Neither candidate running in a tight race for Pennsylvania's 12th Congressional District seat held out much hope for resolving the strident partisanship that has crippled Congress during a debate Wednesday night.

“We have folks in Congress that are more driven by ideology than by what is good for this country,” said Rep. Mark Critz, D-Johnstown. “The problems this country faces are not going to be solved by a Republican solution or a Democrat solution.”

Critz, 50, and Republican challenger Keith Rothfus, 50, of Sewickley, debated about 20 minutes on the campus of Penn State Beaver in front of an audience of voters and campaign volunteers.

Many arrived toting political campaign signs but were told to leave them outside the auditorium. Critz and Rothfus were among 10 candidates debating during a two-hour program organized by the Beaver County Chamber of Commerce.
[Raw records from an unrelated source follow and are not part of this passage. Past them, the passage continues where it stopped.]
__global__ void __launch_bounds__(256, kK3Waves)
k3_cols_inv_r16_group(Job job, PlanDev pl, ScanCfg scan, K3Group grp) {
    extern __shared__ float4 lds4[];
    const unsigned z = blockIdx.y;
    job.dst = grp.dst[z]; job.out_count = grp.out_count[z];
    ScanCfg mine;
    mine.stats32 = grp.stats32[z]; mine.wbits = grp.wbits[z]; mine.tile_theta = grp.tile_theta[z]; mine.hist_min = grp.hist_min[z];
    mine.margin = scan.margin; mine.seg_c = grp.seg_c; mine.seg_d = grp.seg_d[z]; mine.inv_c = grp.inv_c;
    mine.only_pairs = nullptr; mine.redo_tiles = 0; mine.edges_n = 0;
    k3_cols_inv_r16_tile<0, false>(blockIdx.x, lds4, job, grp.work[z], pl, grp.out_scale[z], mine, &scan);
}

template <int HALF>
__global__ void __launch_bounds__(256, kK3Waves)
tail_cols_inv_r16(TailBatch tb, int hop, const float2* __restrict__ work, PlanDev pl, float out_scale) {
    extern __shared__ float4 lds4[];
    const unsigned z = blockIdx.y;
    Job job;
    job.src = nullptr; job.src_len = 0; job.lead = 0; job.dst = tb.dst[z]; job.out_count = tb.out_count[z];
    job.hop = hop; job.nblocks = (int)((tb.out_count[z] + hop - 1) / hop); job.first_pair = 0; job.src_kind = 0;
    ScanCfg mine;
    mine.stats32 = tb.stats32[z]; mine.wbits = nullptr; mine.tile_theta = nullptr; mine.margin = -1.0f; mine.hist_min = FLT_MAX;
    mine.seg_c = 0; mine.seg_d = 0; mine.inv_c = 0.0; mine.only_pairs = nullptr; mine.redo_tiles = 0; mine.edges_n = 0;
    const float2* mywork = HALF ? reinterpret_cast<const float2*>(reinterpret_cast<const unsigned*>(work) + ((size_t)z << pl.logN))
                                : work + ((size_t)z << pl.logN);
    k3_cols_inv_r16_tile<HALF, false>(blockIdx.x, lds4, job, mywork, pl, out_scale, mine);
}

__global__ void __launch_bounds__(256)
tail_commit_kernel(const float* __restrict__ tsc, float* __restrict__ sc, long long n, const float2* __restrict__ tst, float2* __restrict__ st32,
                   unsigned long long* __restrict__ wbits, long long words, float* __restrict__ theta, int tiles) {
    const long long tid = (long long)blockIdx.x * blockDim.x + threadIdx.x, nth = (long long)gridDim.x * blockDim.x;
    const long long n4 = n >> 2;
    const float4* __restrict__ t4 = reinterpret_cast<const float4*>(tsc);
    float4* __restrict__ s4 = reinterpret_cast<float4*>(sc);
    for (long long i = tid; i < n4; i += nth) s4[i] = t4[i];
    for (long long i = (n4 << 2) + tid; i < n; i += nth) sc[i] = tsc[i];
    const long long n32 = (n + 31) >> 5;
    for (long long i = tid; i < n32; i += nth) st32[i] = tst[i];
    if (wbits != nullptr)
        for (long long i = tid; i < words; i += nth) wbits[i] = ~0ull;
    if (theta != nullptr)
        for (long long i = tid; i < tiles; i += nth) theta[i] = -FLT_MAX;
}

__global__ void __launch_bounds__(256)
tail_preset_group_kernel(K3Group grp, long long blk, int log_n1, int log_n2) {
    const unsigned z = blockIdx.y;
    const long long tiles = 1ll << (log_n2 - kColsLog), words = tiles << (log_n1 - 6);
    const long long tid = (long long)blockIdx.x * blockDim.x + threadIdx.x, nth = (long long)gridDim.x * blockDim.x;
    unsigned long long* __restrict__ wb = grp.wbits[z] + blk * words;
    float* __restrict__ th = grp.tile_theta[z] + blk * tiles;
    for (long long i = tid; i < words; i += nth) wb[i] = ~0ull;
    for (long long i = tid; i < tiles; i += nth) th[i] = -FLT_MAX;
}

constexpr int kC512Slab = 560;
__device__ __forceinline__ int c512_idx(int ap, int b, int cp) { return ap * kC512Slab + b * 17 + cp; }
constexpr int kC512Lds = (15 * kC512Slab + 31 * 17 + 16) * 8;
static_assert(kC512Lds >= 512 * 16 * 8, "K3's score scan needs 512 rows x 32 scores");
constexpr int kC512Slab3 = 32 * 16 + 16;
__device__ __forceinline__ int c512_idx3(int ap, int b, int cp) { return ap * kC512Slab3 + b * 16 + cp; }
static_assert((15 * kC512Slab3 + 31 * 16 + 16) * 8 <= kC512Lds, "K3's exchange fits the kernel's LDS");

template <int KIND, int HALF, int LN2 = kR16LogN2>
__global__ void __launch_bounds__(512, 4)
k1_cols_fwd_c512(Job job, float2* __restrict__ work, PlanDev pl) {
    constexpr int kN2 = 1 << LN2;
    extern __shared__ float4 lds4[];
    float2* lds2 = reinterpret_cast<float2*>(lds4);
    const int t = threadIdx.x;
    const int hi = t >> 4, cp = t & 15;
    const int ap = hi & 15, half = hi >> 4;
    const int k10 = ap + 16 * half;
    const int n2_0 = blockIdx.x << kColsLog;
    const int pair = job.first_pair + blockIdx.y;
    const long long blkA = 2ll * pair, blkB = blkA + 1;
    const bool validB = blkB < job.nblocks;
    const long long N = 1ll << pl.logN;
    const long long baseA = blkA * job.hop - job.lead;
    const long long baseB = blkB * job.hop - job.lead;
    const bool fast = ((reinterpret_cast<uintptr_t>(job.src) & 7) == 0) && ((baseA & 1) == 0) && ((baseB & 1) == 0) &&
                      baseA >= 0 && baseA + N <= job.src_len && validB && baseB + N <= job.src_len;
    const long long col = (long long)n2_0 + 2 * cp;
    const unsigned maskN = (unsigned)(N - 1);
    const float2 w512 = pl.tw1[hi];
    const float2 w512q = pl.tw1[4 * hi];
    const float2 base0 = tw_big(pl, ((unsigned)col * (unsigned)k10) & maskN);
    const float2 base1 = tw_big(pl, (((unsigned)col + 1u) * (unsigned)k10) & maskN);
    float2 step0, step1, step0q, step1q;
    if constexpr (HALF == 2) {
        step0 = tw_big(pl, ((unsigned)col * 32u) & maskN);
        step1 = tw_big(pl, (((unsigned)col + 1u) * 32u) & maskN);
    }
    float2 x0[16], x1[16];
    if (fast && KIND == 1) {
        const __amdgpu_buffer_rsrc_t rsrc = make_rsrc(static_cast<const char*>(job.src) + 4 * baseA, (unsigned)(4 * (N + job.hop)));
        const unsigned voff = 4u * ((unsigned)hi * kN2 + (unsigned)col), offB = 4u * (unsigned)job.hop;
#pragma unroll
        for (int a = 0; a < 16; ++a) {
            const float2 va = decode_sample2<KIND>(buf_load_u2<kK1LoadNt ? 2 : 0>(rsrc, voff, (unsigned)a * (4u * 32u * kN2)));
            const float2 vb = decode_sample2<KIND>(buf_load_u2<kK1LoadNt ? 2 : 0>(rsrc, voff, (unsigned)a * (4u * 32u * kN2) + offB));
            x0[a] = make_float2(va.x, vb.x);
            x1[a] = make_float2(va.y, vb.y);
        }
    } else if (fast) {
#pragma unroll
        for (int a = 0; a < 16; ++a) {
            const long long off = (long long)(a * 32 + hi) * kN2 + col;
// ... 607 lines not shown
    for (int idx = tid; idx < total; idx += nthr) {
        const int p = idx >> BL, c = idx & ((1 << BL) - 1);
        const unsigned k1 = __brev((unsigned)p) >> (32 - pl.logN1);
        const float2 w = tw_big(pl, ((unsigned)(n2_0 + c) * k1) & maskN);
        s[idx] = cmulc(in[(size_t)p * N2 + c], w);
    }
    __syncthreads();
    lds_fft_inv<BL>(s, pl.logN1, pl.tw1, tid, nthr);
    const long long outA = blkA * job.hop, outB = blkB * job.hop;
    for (int idx = tid; idx < total; idx += nthr) {
        const int r = idx >> BL, c = idx & ((1 << BL) - 1);
        const long long n = (long long)r * N2 + n2_0 + c;
        if (n >= job.hop) continue;
        const float2 v = s[idx];
        if (outA + n < job.out_count) job.dst[outA + n] = v.x * out_scale + (acc ? job.dst[outA + n] : 0.0f);
        if (validB && outB + n < job.out_count) job.dst[outB + n] = v.y * out_scale + (acc ? job.dst[outB + n] : 0.0f);
    }
}

template <int KIND>
__global__ void __launch_bounds__(256)
correlate_direct(Job job, const float* __restrict__ needle, int s, float out_scale) {
    __shared__ float nd[kDirectMaxNeedle];
    if ((int)threadIdx.x < s) nd[threadIdx.x] = needle[threadIdx.x];
    __syncthreads();
    for (long long j = (long long)blockIdx.x * 256 + threadIdx.x; j < job.out_count; j += (long long)gridDim.x * 256) {
        float acc = 0.0f;
        for (int n = 0; n < s; ++n) acc = fmaf(load_padded<KIND>(job.src, j + n - job.lead, job.src_len), nd[n], acc);
        job.dst[j] = acc * out_scale;
    }
}

hipError_t launch_direct(hipStream_t st, const Job& job, const float* needle, int s, float out_scale) {
    if (s < 1 || s > kDirectMaxNeedle || job.out_count <= 0) return hipErrorInvalidValue;
    long long blocks = (job.out_count + 255) / 256;
    if (blocks > 4096) blocks = 4096;
    if (job.src_kind == 1) hipLaunchKernelGGL(correlate_direct<1>, dim3((unsigned)blocks), dim3(256), 0, st, job, needle, s, out_scale);
    else hipLaunchKernelGGL(correlate_direct<0>, dim3((unsigned)blocks), dim3(256), 0, st, job, needle, s, out_scale);
    return hipGetLastError();
}

template <typename Fn>
struct Variant { Fn fn; int threads; int lds; };

template <typename Fn, typename... Args>
static hipError_t launch_row_lds(const Variant<Fn>& v, dim3 grid, size_t lds, hipStream_t st, const Args&... args) {
    if (v.fn == nullptr) return hipErrorInvalidValue;
    hipLaunchKernelGGL(v.fn, grid, dim3(v.threads), lds, st, args...);
    return hipGetLastError();
}
template <typename Fn, typename... Args>
static hipError_t launch_row(const Variant<Fn>& v, dim3 grid, hipStream_t st, const Args&... args) {
    return launch_row_lds(v, grid, (size_t)v.lds, st, args...);
}

bool plan_is_r16(const PlanDev& pl) { return pl.logN1 == kR16LogN1 && pl.logN2 == kR16LogN2; }
bool plan_is_c512(const PlanDev& pl) { return pl.logN1 == 9 && pl.logN2 == kR16LogN2; }
bool plan_is_c1024(const PlanDev& pl) { return pl.logN1 == 10 && pl.logN2 == kR16LogN2; }
bool plan_is_c512w(const PlanDev& pl) { return pl.logN1 == 9 && pl.logN2 == 14; }
bool plan_has_scan(const PlanDev& pl) { return plan_is_r16(pl) || plan_is_c512(pl) || plan_is_c1024(pl); }
bool plan_k2_is_r16(const PlanDev& pl) { return pl.logN2 == kR16LogN2 && pl.logN1 >= 3; }

enum ColPlan { kColR16, kColC512, kColC1024, kColC512w, kColGen, kColPlans };
static ColPlan col_plan(const PlanDev& pl) {
    return plan_is_r16(pl) ? kColR16 : plan_is_c512(pl) ? kColC512 : plan_is_c1024(pl) ? kColC1024 : plan_is_c512w(pl) ? kColC512w : kColGen;
}
static int half_level(int half) { return half == 2 ? 2 : half ? 1 : 0; }

static constexpr int kMaxLds = 160 * 1024;
static constexpr int kR16Lds = 64 * 1024;
static constexpr int kR16LdsK1 = 256 * 17 * 8;
static constexpr int kR16LdsK3 = 256 * 16 * 8;

using K1Fn = void (*)(Job, float2*, PlanDev);
static constexpr Variant<K1Fn> kK1[kColPlans][2][3] = {
     {{{k1_cols_fwd_r16<0, 0>, 256, kR16LdsK1}, {k1_cols_fwd_r16<0, 1>, 256, kR16LdsK1}, {k1_cols_fwd_r16<0, 2>, 256, kR16LdsK1}},
                 {{k1_cols_fwd_r16<1, 0>, 256, kR16LdsK1}, {k1_cols_fwd_r16<1, 1>, 256, kR16LdsK1}, {k1_cols_fwd_r16<1, 2>, 256, kR16LdsK1}}},
     {{{k1_cols_fwd_c512<0, 0>, 512, kC512Lds}, {k1_cols_fwd_c512<0, 1>, 512, kC512Lds}, {k1_cols_fwd_c512<0, 2>, 512, kC512Lds}},
                 {{k1_cols_fwd_c512<1, 0>, 512, kC512Lds}, {k1_cols_fwd_c512<1, 1>, 512, kC512Lds}, {k1_cols_fwd_c512<1, 2>, 512, kC512Lds}}},
     {{{k1_cols_fwd_c1024<0>, 1024, kC1024Lds}}, {{k1_cols_fwd_c1024<1>, 1024, kC1024Lds}}},
     {{{k1_cols_fwd_c512<0, 0, 14>, 512, kC512Lds}}},
     {{{k1_cols_fwd_gen<kColsLog, 0>, kFftThreads, kMaxLds}}, {{k1_cols_fwd_gen<kColsLog, 1>, kFftThreads, kMaxLds}}},
};
using TailK1Fn = void (*)(TailBatch, int, float2*, PlanDev);
static constexpr Variant<TailK1Fn> kTailK1[2][3] = {
    {{tail_cols_fwd_r16<0, 0>, 256, kR16LdsK1}, {tail_cols_fwd_r16<0, 1>, 256, kR16LdsK1}, {tail_cols_fwd_r16<0, 2>, 256, kR16LdsK1}},
    {{tail_cols_fwd_r16<1, 0>, 256, kR16LdsK1}, {tail_cols_fwd_r16<1, 1>, 256, kR16LdsK1}, {tail_cols_fwd_r16<1, 2>, 256, kR16LdsK1}},
};

using K2Fn = void (*)(float2*, const float2*, float2*, PlanDev, unsigned, float);
static constexpr Variant<K2Fn> kK2[2][2] = {
    {{k2_rows_r16_planes<false>, 256, kK2hLds}, {tail_rows_r16_planes<false>, 256, kK2hLds}},
    {{k2_rows_r16_planes<true>, 256, kK2hLds}, {tail_rows_r16_planes<true>, 256, kK2hLds}},
};
static constexpr Variant<K2Fn> kK2Spectrum = {k2_rows_r16_spectrum, 256, kR16Lds};
using K2hFn = void (*)(unsigned*, const unsigned*, unsigned*, PlanDev, unsigned, float);
static constexpr Variant<K2hFn> kK2h[2] = {{k2_rows_h16, 256, kK2hLds}, {tail_rows_h16, 256, kK2hLds}};
static constexpr Variant<K2hFn> kK2Mfma = {k2_rows_m16, 256, kK2mLds};
using K2GroupFn = void (*)(const float2*, K2Group, PlanDev, unsigned);
static constexpr Variant<K2GroupFn> kK2Group = {k2_rows_r16_group_planes, 256, kK2hLds};
using K2GenFn = void (*)(float2*, const float2*, float2*, PlanDev);
static constexpr Variant<K2GenFn> kK2Gen[2] = {{k2_rows_gen<false>, kFftThreads, kMaxLds}, {k2_rows_gen<true>, kFftThreads, kMaxLds}};

enum K3Form { kK3Plain, kK3Acc, kK3Redo, kK3Forms };
using K3Fn = void (*)(Job, const float2*, PlanDev, float, ScanCfg);
static constexpr Variant<K3Fn> kK3[kColGen][3][kK3Forms] = {
     {{{k3_cols_inv_r16<0>, 256, kR16LdsK3}, {}, {k3_cols_inv_r16<0, false, 1>, 256, kR16LdsK3}},
                 {{k3_cols_inv_r16<1>, 256, kR16LdsK3}, {}, {k3_cols_inv_r16<1, false, 1>, 256, kR16LdsK3}},
                 {{k3_cols_inv_r16<2>, 256, kR16LdsK3}, {}, {k3_cols_inv_r16<2, false, 1>, 256, kR16LdsK3}}},
     {{{k3_cols_inv_c512<0>, 512, kC512Lds}, {k3_cols_inv_c512<0, true>, 512, kC512Lds}, {k3_cols_inv_c512<0, false, 1>, 512, kC512Lds}},
                 {{k3_cols_inv_c512<1>, 512, kC512Lds}, {}, {k3_cols_inv_c512<1, false, 1>, 512, kC512Lds}},
                 {{k3_cols_inv_c512<2>, 512, kC512Lds}, {}, {k3_cols_inv_c512<2, false, 1>, 512, kC512Lds}}},
     {{{k3_cols_inv_c1024<false>, 1024, kC1024Lds}, {k3_cols_inv_c1024<true>, 1024, kC1024Lds}, {k3_cols_inv_c1024<false, 1>, 1024, kC1024Lds}}},
     {{{k3_cols_inv_c512w, 512, kC512Lds}}},
};
using K3GenFn = void (*)(Job, const float2*, PlanDev, float, int);
static constexpr Variant<K3GenFn> kK3Gen = {k3_cols_inv_gen<kColsLog>, kFftThreads, kMaxLds};
using K3GroupFn = void (*)(Job, PlanDev, ScanCfg, K3Group);
static constexpr Variant<K3GroupFn> kK3Group[kColGen] = {{k3_cols_inv_r16_group, 256, kR16LdsK3}, {k3_cols_inv_c512_group, 512, kC512Lds}};
using TailK3Fn = void (*)(TailBatch, int, const float2*, PlanDev, float);
static constexpr Variant<TailK3Fn> kTailK3[3] = {
    {tail_cols_inv_r16<0>, 256, kR16LdsK3}, {tail_cols_inv_r16<1>, 256, kR16LdsK3}, {tail_cols_inv_r16<2>, 256, kR16LdsK3}};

Rothfus bristled at Critz's contention that he works well with Republicans and can find bipartisan solutions, saying he voted with House Minority Leader Nancy Pelosi 95 percent of the time.

“That's an interesting moderate record,” Rothfus said, gesturing to Critz.

Critz criticized Rothfus for supporting U.S. Rep. Paul Ryan's budget and desire to repeal Obamacare, a combination Critz believes would increase the cost of medications for senior citizens and run afoul of America's “moral obligation” to help people obtain health insurance.

Rothfus questioned why Critz opposed the Red Tape Reduction Act, a Republican-led measure that he said seeks to improve government efficiency.

“There's a split between those who believe in Washington-centered policies” and those who don't, Rothfus said.

In perhaps the testiest exchange of the debate, Rothfus, a survivor of appendix cancer, was asked about his opposition to Obamacare and what advice he would give to a minimum-wage worker facing cancer who doesn't have health insurance.

Rothfus didn't address the question directly but called Obamacare “a string of empty, broken promises” that will cost $1.7 trillion over 10 years and won't solve the nation's problem of over 20 million uninsured patients. He argued that Obamacare will drain Medicare of $700 billion.

“It's not lowering premiums, it's increasing premiums,” he said.

Rothfus said the market for insurance should be “opened up” and allow Americans to buy insurance across state lines and use tax credits to purchase coverage.

“I think what you heard in my opponent's response was no response about as to what happens to that $8-an-hour person who doesn't have health insurance,” Critz said.

Critz said he does not support cuts to Medicare and Social Security, as Rothfus suggested.

“We're a wealthy country. We should be making sure it's a moral obligation that we help people get health insurance,” Critz said.

The candidates are set to debate again at 7 p.m. Tuesday on the campus of the University of Pittsburgh at Johnstown. The election is Nov. 6.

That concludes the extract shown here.